Most organizations use at least some of the materials that produce wastes subject to product stewardship and EPR requirements in at least some states, and this will become even more common as these programs continue to proliferate. For example, Maine passed the first packaging EPR law in July 2021, followed quickly by Oregon in August.

Self-assessment checklist

Does the organization produce and sell products that leave wastes after end users finish with them?

  • If so, has the organization evaluated the volumes of such wastes, and methods available for their management?

  • Has the organization assumed any post-use responsibilities for such wastes?

  • Has the organization evaluated whether changes in design or packaging might reduce post-consumer wastes?

Do the organization’s activities include use of input materials that produce waste streams?

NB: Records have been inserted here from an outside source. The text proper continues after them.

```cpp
template <int KS, int MODE, bool MASK, int ABL = 0>
__global__ void __launch_bounds__(256, 1) conv_wide_kernel(ConvArgs a) {
  constexpr int TH = 8, TW = 32, BN = 256, NWAVES = 4;
  constexpr int PH = TH + KS - 1, PW = TW + KS - 1;
  constexpr int NPG = (PH * PW + 7) / 8;
  constexpr int NI_P = (NPG + NWAVES - 1) / NWAVES;
  constexpr int PBUFB = NPG * 1024, WHALF = BN * 64, DUMPB = 4096;
// ... 238 lines not shown
      if (MASK) {
        const u32x4 m = *reinterpret_cast<const u32x4*>(static_cast<const bf16_t*>(a.mask) + o);
#pragma unroll
        for (int d = 0; d < 4; ++d) {
          const float lo = half_lo_to_f32(v[d]) * (half_lo_to_f32(m[d]) > 0.f ? 1.f : mslope);
          const float hi = half_hi_to_f32(v[d]) * (half_hi_to_f32(m[d]) > 0.f ? 1.f : mslope);
          v[d] = pack_bf16x2(lo, hi);
        }
      }
      bf16_t* dst = !a.out2 ? out + o : (nl < a.n_out1 ? out + pix * a.n_out1 + nl : static_cast<bf16_t*>(a.out2) + pix * (a.N - a.n_out1) + (nl - a.n_out1));
      *reinterpret_cast<u32x4*>(dst) = v;
    }
  }
}

template <int NI, int MODE, bool MASK, bool POOL, int RPW = 4>
__global__ void __launch_bounds__(256, RPW == 2 ? 2 : 1) conv_tall_kernel(ConvArgs a) {
  static_assert(RPW == 4 || RPW == 2, "rows per wave");
  constexpr bool REFL = MODE == 2;
  static_assert(!REFL || (NI == 4 && !MASK && !POOL), "mirrored images: 128-channel blocks, plain epilogue");
  constexpr int KS = 3, TH = 4 * RPW, TW = 32, BN = NI * 32, NWAVES = 4;
  constexpr int PH = TH + KS - 1, PW = TW + KS - 1, NPIX = PH * PW;
  constexpr int NPG = (NPIX + 15) / 16;
  constexpr int NI_P = (NPG + NWAVES - 1) / NWAVES;
  constexpr int PBUFB = NPG * 1024, WSL = BN * 64, NWP = WSL / 1024 / NWAVES;
  constexpr int DUMPB = RPW == 2 ? 1024 : 4096, DUMPW = RPW == 2 ? 0 : 1024;
  constexpr int NT = KS * KS, NLOAD = NWP + 2;
  constexpr bool DGRAD = MODE != 0;
  constexpr int EROW = BN * 2 + 8;
  constexpr int WPIX = RPW * 32;
  constexpr int MAINB = 2 * PBUFB + 4 * WSL, EPIB = NWAVES * WPIX * EROW;
  constexpr int BODYB = MAINB > EPIB ? MAINB : EPIB;
  static_assert(NI_P <= 2 * (NT - 2), "the next chunk's patch pieces must be requested two steps before the chunk ends");
  static_assert((RPW == 2 ? 2 : 1) * (BODYB + DUMPB + BN * 4) <= 160 * 1024, "LDS budget");
  static_assert(NWP >= 1, "at least one weight piece per wave per slice");
// ... 249 lines not shown
        MF(wf1, xf1, 0, 3) LDX(xf0, pnext, 0, 2) LDX(xf0, pnext, 0, 3) UEGAN_SB();
        MF(wf1, xf1, 1, 0) MF(wf1, xf1, 1, 1) MF(wf1, xf1, 1, 2) MF(wf1, xf1, 1, 3)
      }
      if (RPW == 2 && NI == 2 && 2 * tap >= NI_P) wait_vmcnt<NWP>();
      else wait_vmcnt<NLOAD>();
      raw_barrier();
    }
  }
#undef MF
#undef LDW
#undef LDX
#undef FOLDX
  wait_vmcnt<0>();

  unsigned char* const est = lds + wave * (WPIX * EROW);
  {
    const float slope = a.act == UEGAN_ACT_LRELU ? 0.2f : (a.act == UEGAN_ACT_RELU ? 0.f : 1.f);
#pragma unroll
    for (int i = 0; i < NI; ++i) {
      f32x4 bv[4];
#pragma unroll
      for (int q = 0; q < 4; ++q) bv[q] = *reinterpret_cast<const f32x4*>(lds_bias + (i * 32 + 4 * lh + 8 * q) * 4);
#pragma unroll
      for (int j = 0; j < RPW; ++j) {
        unsigned char* row = est + (j * 32 + l31) * EROW + i * 64 + 8 * lh;
#pragma unroll
        for (int q = 0; q < 4; ++q) {
          float v[4];
#pragma unroll
          for (int r = 0; r < 4; ++r) {
// ... 4 lines not shown
          pk.x = pack_bf16x2(v[0], v[1]);
          pk.y = pack_bf16x2(v[2], v[3]);
          *reinterpret_cast<u32x2*>(row + q * 16) = pk;
        }
      }
    }
  }
  __builtin_amdgcn_wave_barrier();
  {
    constexpr int LPP = BN / 8;
    constexpr int PPI = 64 / LPP;
    const float mslope = a.mask_act == UEGAN_ACT_LRELU ? 0.2f : (a.mask_act == UEGAN_ACT_RELU ? 0.f : 1.f);
    bf16_t* out = static_cast<bf16_t*>(a.out);
    const int lc = lane % LPP, nl = n0 + lc * 8;
    const int n_store = (POOL && b >= a.n_full) ? 0 : WPIX / PPI;
#pragma unroll 4
    for (int it = 0; it < n_store; ++it) {
      const int rr = it * PPI + lane / LPP;
      const int oy = y0 + wave * RPW + (rr >> 5), ox = x0 + (rr & 31);
      const u32x2 v01 = *reinterpret_cast<const u32x2*>(est + rr * EROW + lc * 16);
      const u32x2 v23 = *reinterpret_cast<const u32x2*>(est + rr * EROW + lc * 16 + 8);
      u32x4 v = {v01.x, v01.y, v23.x, v23.y};
      if (oy >= g.OH || ox >= g.OW) continue;
      const size_t pix = ((size_t)b * g.OH + oy) * g.OW + ox;
      const size_t o = pix * a.N + nl;
      if (MASK) {
        const u32x4 m = *reinterpret_cast<const u32x4*>(static_cast<const bf16_t*>(a.mask) + o);
#pragma unroll
        for (int d = 0; d < 4; ++d) {
          const float lo = half_lo_to_f32(v[d]) * (half_lo_to_f32(m[d]) > 0.f ? 1.f : mslope);
          const float hi = half_hi_to_f32(v[d]) * (half_hi_to_f32(m[d]) > 0.f ? 1.f : mslope);
          v[d] = pack_bf16x2(lo, hi);
        }
      }
      bf16_t* dst = !a.out2 ? out + o : (nl < a.n_out1 ? out + pix * a.n_out1 + nl : static_cast<bf16_t*>(a.out2) + pix * (a.N - a.n_out1) + (nl - a.n_out1));
      *reinterpret_cast<u32x4*>(dst) = v;
    }
    if constexpr (POOL) {
      bf16_t* pout = static_cast<bf16_t*>(a.pool_out);
      const int PH2 = g.OH >> 1, PW2 = g.OW >> 1;
#pragma unroll 2
      for (int it = 0; it < WPIX / 4 / PPI; ++it) {
        const int pp = it * PPI + lane / LPP;
        const int pr = pp >> 4, pc = pp & 15;
        const int py = ((y0 + wave * RPW) >> 1) + pr, px = (x0 >> 1) + pc;
        float m[8];
        uint32_t arg[8];
#pragma unroll
// ... 26 lines not shown
  }
}

int conv_tall_run(ConvArgs& a, int dtype, hipStream_t s, bool interior) {
  const ConvGeom& g = a.g;
  const int min_grid = g_tuning[UEGAN_TUNE_TALL_MIN_GRID];
  if (min_grid < 0) return 1;
  if (dtype != UEGAN_BF16 || g.stride != 1 || g.KH != 3 || g.KW != 3 || a.frame != 0) return 1;
  if (g.C1 % 32 || g.C2 % 32 || g.C > 1024 || (a.N != 64 && a.N % 128) || g.OW < 32 || g.OH < 16) return 1;
  const bool refl = !interior && g.mode == 1 && g.pad_mode == UEGAN_PAD_REFLECT && g.pad == 1 && !g.C2 && !a.mask && a.N % 128 == 0 &&
                    (!a.out2 || a.n_out1 % 8 == 0) && g.OH >= 4 && g.OW >= 4 && g_tuning[UEGAN_TUNE_TALL_REFLECT] != 0;
  if (!interior && !refl && (a.out2 || (g.mode == 1 && (g.C2 || (g.pad_mode == UEGAN_PAD_REFLECT && g.pad != 0))))) return 1;
  if (interior && (g.mode != 1 || g.C2 || a.mask || (a.out2 && a.n_out1 % 8))) return 1;
  auto simple = [](int act) { return act == UEGAN_ACT_NONE || act == UEGAN_ACT_LRELU || act == UEGAN_ACT_RELU; };
  if (!simple(a.act) || (a.mask && !simple(a.mask_act))) return 1;
  const int rpw_knob = g_tuning[UEGAN_TUNE_TALL_RPW];
  bool rpw2 = rpw_knob == 2 || (rpw_knob != 4 && g.C < 512);
  const int nb_n = a.N == 64 ? 1 : a.N / 128;
  {
    const int ntx = interior ? (a.rect_x1 - a.rect_x0) / 32 : (g.OW + 31) / 32;
    const int nty16 = interior ? (a.rect_y1 - a.rect_y0) / 16 : (g.OH + 15) / 16, nty8 = interior ? (a.rect_y1 - a.rect_y0) / 8 : (g.OH + 7) / 8;
    if (g.B * nty16 * ntx * nb_n < min_grid) {
      if (rpw_knob == 4 || g.B * nty8 * ntx * nb_n < min_grid) return 1;
      rpw2 = true;
    }
  }
  const int th = rpw2 ? 8 : 16;
  a.nty = interior ? (a.rect_y1 - a.rect_y0) / th : (g.OH + th - 1) / th;
  a.ntx = interior ? (a.rect_x1 - a.rect_x0) / 32 : (g.OW + 31) / 32;
  const int gm = g.B * a.nty * a.ntx;
  const bool pool = a.pool_out && g.mode == 0 && !a.mask && g.OH % 2 == 0 && g.OW % 2 == 0;
  const double rows = interior ? (double)g.B * (a.rect_y1 - a.rect_y0) * (a.rect_x1 - a.rect_x0) : (g.mode == 0 ? (double)g.B * g.OH * g.OW : (double)g.B * g.IH * g.IW);
  ProfScope prof(prof_key(7, true, a.N == 64 ? 64 : 128, 3, refl ? 2 : g.mode, 16, !pool), 2.0 * rows * a.N * (double)(9 * g.C), s,
                 2.0 * (rows * a.N + (interior ? rows : (double)g.B * g.IH * g.IW) * g.C));
  const dim3 grid(gm, a.N == 64 ? 1 : a.N / 128), block(256);
  a.xcd_map = (grid.y > 1 && gm % 8 == 0) ? 1 : 0;
#define UEGAN_TALL(NI, RPW)                                                                                          \
  do {                                                                                                               \
    if (g.mode == 0 && pool) hipLaunchKernelGGL((conv_tall_kernel<NI, 0, false, true, RPW>), grid, block, 0, s, a);  \
    else if (g.mode == 0) hipLaunchKernelGGL((conv_tall_kernel<NI, 0, false, false, RPW>), grid, block, 0, s, a);    \
    else if (a.mask) hipLaunchKernelGGL((conv_tall_kernel<NI, 1, true, false, RPW>), grid, block, 0, s, a);          \
    else hipLaunchKernelGGL((conv_tall_kernel<NI, 1, false, false, RPW>), grid, block, 0, s, a);                     \
  } while (0)
  if (refl) {
    if (rpw2) hipLaunchKernelGGL((conv_tall_kernel<4, 2, false, false, 2>), grid, block, 0, s, a);
    else hipLaunchKernelGGL((conv_tall_kernel<4, 2, false, false, 4>), grid, block, 0, s, a);
  }
  else if (a.N == 64) { if (rpw2) UEGAN_TALL(2, 2); else UEGAN_TALL(2, 4); }
  else if (rpw2) UEGAN_TALL(4, 2);
  else UEGAN_TALL(4, 4);
#undef UEGAN_TALL
  if (g.mode == 0 && pool) a.pool_done = 1;
  UEGAN_CHECK_LAUNCH();
  return UEGAN_OK;
}
// ... 52 lines not shown
```

### uegan_amd/csrc/norm_loss.hip

```cpp
#include "common.h"

namespace uegan {

struct RedPlan {
  int B, HW, C;
  int V;
  int CG;
  int PL;
  int ncg;
  int S;
  int chunk;
};

static RedPlan make_plan(int B, int HW, int C, int epc) {
  RedPlan p;
  p.B = B; p.HW = HW; p.C = C;
  p.V = (C % epc == 0) ? epc : 1;
  const int lanes = C / p.V;
  int cg = 1;
  while (cg < lanes && cg < 64) cg <<= 1;
  p.CG = cg;
  p.PL = 256 / cg;
  p.ncg = (lanes + cg - 1) / cg;
  int s = (HW + 1023) / 1024;
// ... 359 lines not shown
__global__ void percep_loss_kernel(const float* tot, float weight, float* loss, RedPlan p) {
  __shared__ float red[16];
  const int total = p.B * p.C;
  float acc = 0.f;
  for (int i = blockIdx.x * blockDim.x + threadIdx.x; i < total; i += gridDim.x * blockDim.x) acc += tot[(size_t)i * 3];
  acc = block_sum(acc, red);
  const float nel = (float)p.B * (float)p.HW * (float)p.C;
  if (threadIdx.x == 0) *loss += weight * acc / nel;
}

template <typename T, int V, bool RELU, bool ACC = false>
__global__ void percep_grad_kernel(const T* x, const T* y, const float* st, const float* tot, float weight, const float* gscale, T* gx,
                                   RedPlan p, int act) {
  RED_THREAD_SETUP();
  if (!cvalid) return;
  const float nel = (float)p.B * (float)p.HW * (float)p.C;
  const float k = 2.f * weight * (gscale ? *gscale : 1.f) / nel, inv_n = 1.f / (float)p.HW;
  const size_t bc = (size_t)p.B * p.C, o0 = (size_t)b * p.C + c0;
  float mx[V], rx[V], my[V], ry[V], mg[V], mgx[V];
#pragma unroll
  for (int e = 0; e < V; ++e) {
    mx[e] = st[o0 + e]; rx[e] = st[bc + o0 + e]; my[e] = st[2 * bc + o0 + e]; ry[e] = st[3 * bc + o0 + e];
    mg[e] = k * tot[(o0 + e) * 3 + 1] * inv_n;
    mgx[e] = k * tot[(o0 + e) * 3 + 2] * inv_n;
  }
  _Pragma("unroll 4") for (int q = p0 + pl; q < p1; q += p.PL) {
    float xv[V], yv[V];
    Vec<T, V>::ld(x + base + (size_t)q * p.C, xv);
    Vec<T, V>::ld(y + base + (size_t)q * p.C, yv);
#pragma unroll
    for (int e = 0; e < V; ++e) {
      const float xh = (xv[e] - mx[e]) * rx[e], yh = (yv[e] - my[e]) * ry[e];
      const float gv = rx[e] * (k * (xh - yh) - mg[e] - xh * mgx[e]);
      xv[e] = RELU ? (xv[e] > 0.f ? gv : 0.f) : gv * act_grad_from_out(xv[e], act);
    }
    if (ACC) {
      float pv[V];
      Vec<T, V>::ld(gx + base + (size_t)q * p.C, pv);
#pragma unroll
      for (int e = 0; e < V; ++e) xv[e] += pv[e];
    }
    Vec<T, V>::st(gx + base + (size_t)q * p.C, xv);
  }
}

constexpr int RB = 64;
__device__ __forceinline__ float fold_partials(const float* part, int nb) {
  const int lane = threadIdx.x & 63;
// ... 585 lines not shown
                                          const float* ca, const float* cb, const float* cc, void* gx, int B, int HW, int C, uegan_stream_t stream) {
  UEGAN_CHECK_ARG(gy && x && gx && B > 0 && HW > 0 && C > 0 && act >= UEGAN_ACT_NONE && act <= UEGAN_ACT_SELU, "bad affine_act args");
  RedPlan p = make_plan(B, HW, C, epc_of(dtype));
  DISPATCH_TV(dtype, p.V, hipLaunchKernelGGL((affine_act_bwd_apply_kernel<T, V>), dim3(p.S, p.ncg, B), dim3(256), 0, (hipStream_t)stream,
                                             (const T*)gy, (const T*)x, scale, shift, act, ca, cb, cc, (T*)gx, p));
  UEGAN_CHECK_LAUNCH();
  return UEGAN_OK;
}

static void percep_layout(const RedPlan& p, float* tmp, float*& px, float*& py, float*& sums, float*& st, float*& tot) {
  const size_t part = (size_t)p.B * p.S * p.C * 3, region = part + (size_t)p.B * p.C * 8;
  px = tmp; py = tmp + region; sums = tmp + 2 * region;
  st = tmp + part;
  tot = tmp + 2 * region + part;
}

extern "C" int uegan_percep_tap_fwd(int dtype, const void* x, const void* y, float weight, float* loss, float* tmp, int B, int HW, int C,
                                    float eps, uegan_stream_t stream) {
  UEGAN_CHECK_ARG(x && y && loss && tmp && B > 0 && HW > 0 && C > 0, "bad percep args");
  RedPlan p = make_plan(B, HW, C, epc_of(dtype));
  dim3 grid(p.S, p.ncg, B);
  hipStream_t s = (hipStream_t)stream;
  float *px, *py, *sums, *st, *tot;
  percep_layout(p, tmp, px, py, sums, st, tot);
  const size_t bc = (size_t)B * C;
  DISPATCH_TV(dtype, p.V, hipLaunchKernelGGL((moments_partial_kernel<T, V>), grid, dim3(256), 0, s, (const T*)x, px, p));
  UEGAN_CHECK_LAUNCH();
  DISPATCH_TV(dtype, p.V, hipLaunchKernelGGL((moments_partial_kernel<T, V>), grid, dim3(256), 0, s, (const T*)y, py, p));
  UEGAN_CHECK_LAUNCH();
  hipLaunchKernelGGL(moments_finalize_kernel, dim3(bc_blocks(p, 1)), dim3(256), 0, s, px, st, st + bc, p, eps);
// ... 335 lines not shown
```

### uegan_amd/fused.py

```python
import ctypes as C

import torch

from . import _lib as L
from . import ops
from .ops import ACT_NONE, ACT_RELU, _dt, _p, _stream, lib
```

  • If so, has the organization identified wastes that are subject to specific recycling, recovery or stewardship programs applicable to its facility(ies) in one or more jurisdictions? 

  • If so, has the organization evaluated its purchasing, to identify materials that produce these wastes?

  • If so, has the organization evaluated the suitability of available alternatives that would not produce wastes subject to these programs?

  • Has the organization established onsite collection of targeted materials, and delivery of those materials to available destinations (solid waste pick-up, retailer, etc.)?

Does the organization track legislative and regulatory processes in order to stay informed about possible changes in applicable waste management requirements, including possible EPR/stewardship mandates?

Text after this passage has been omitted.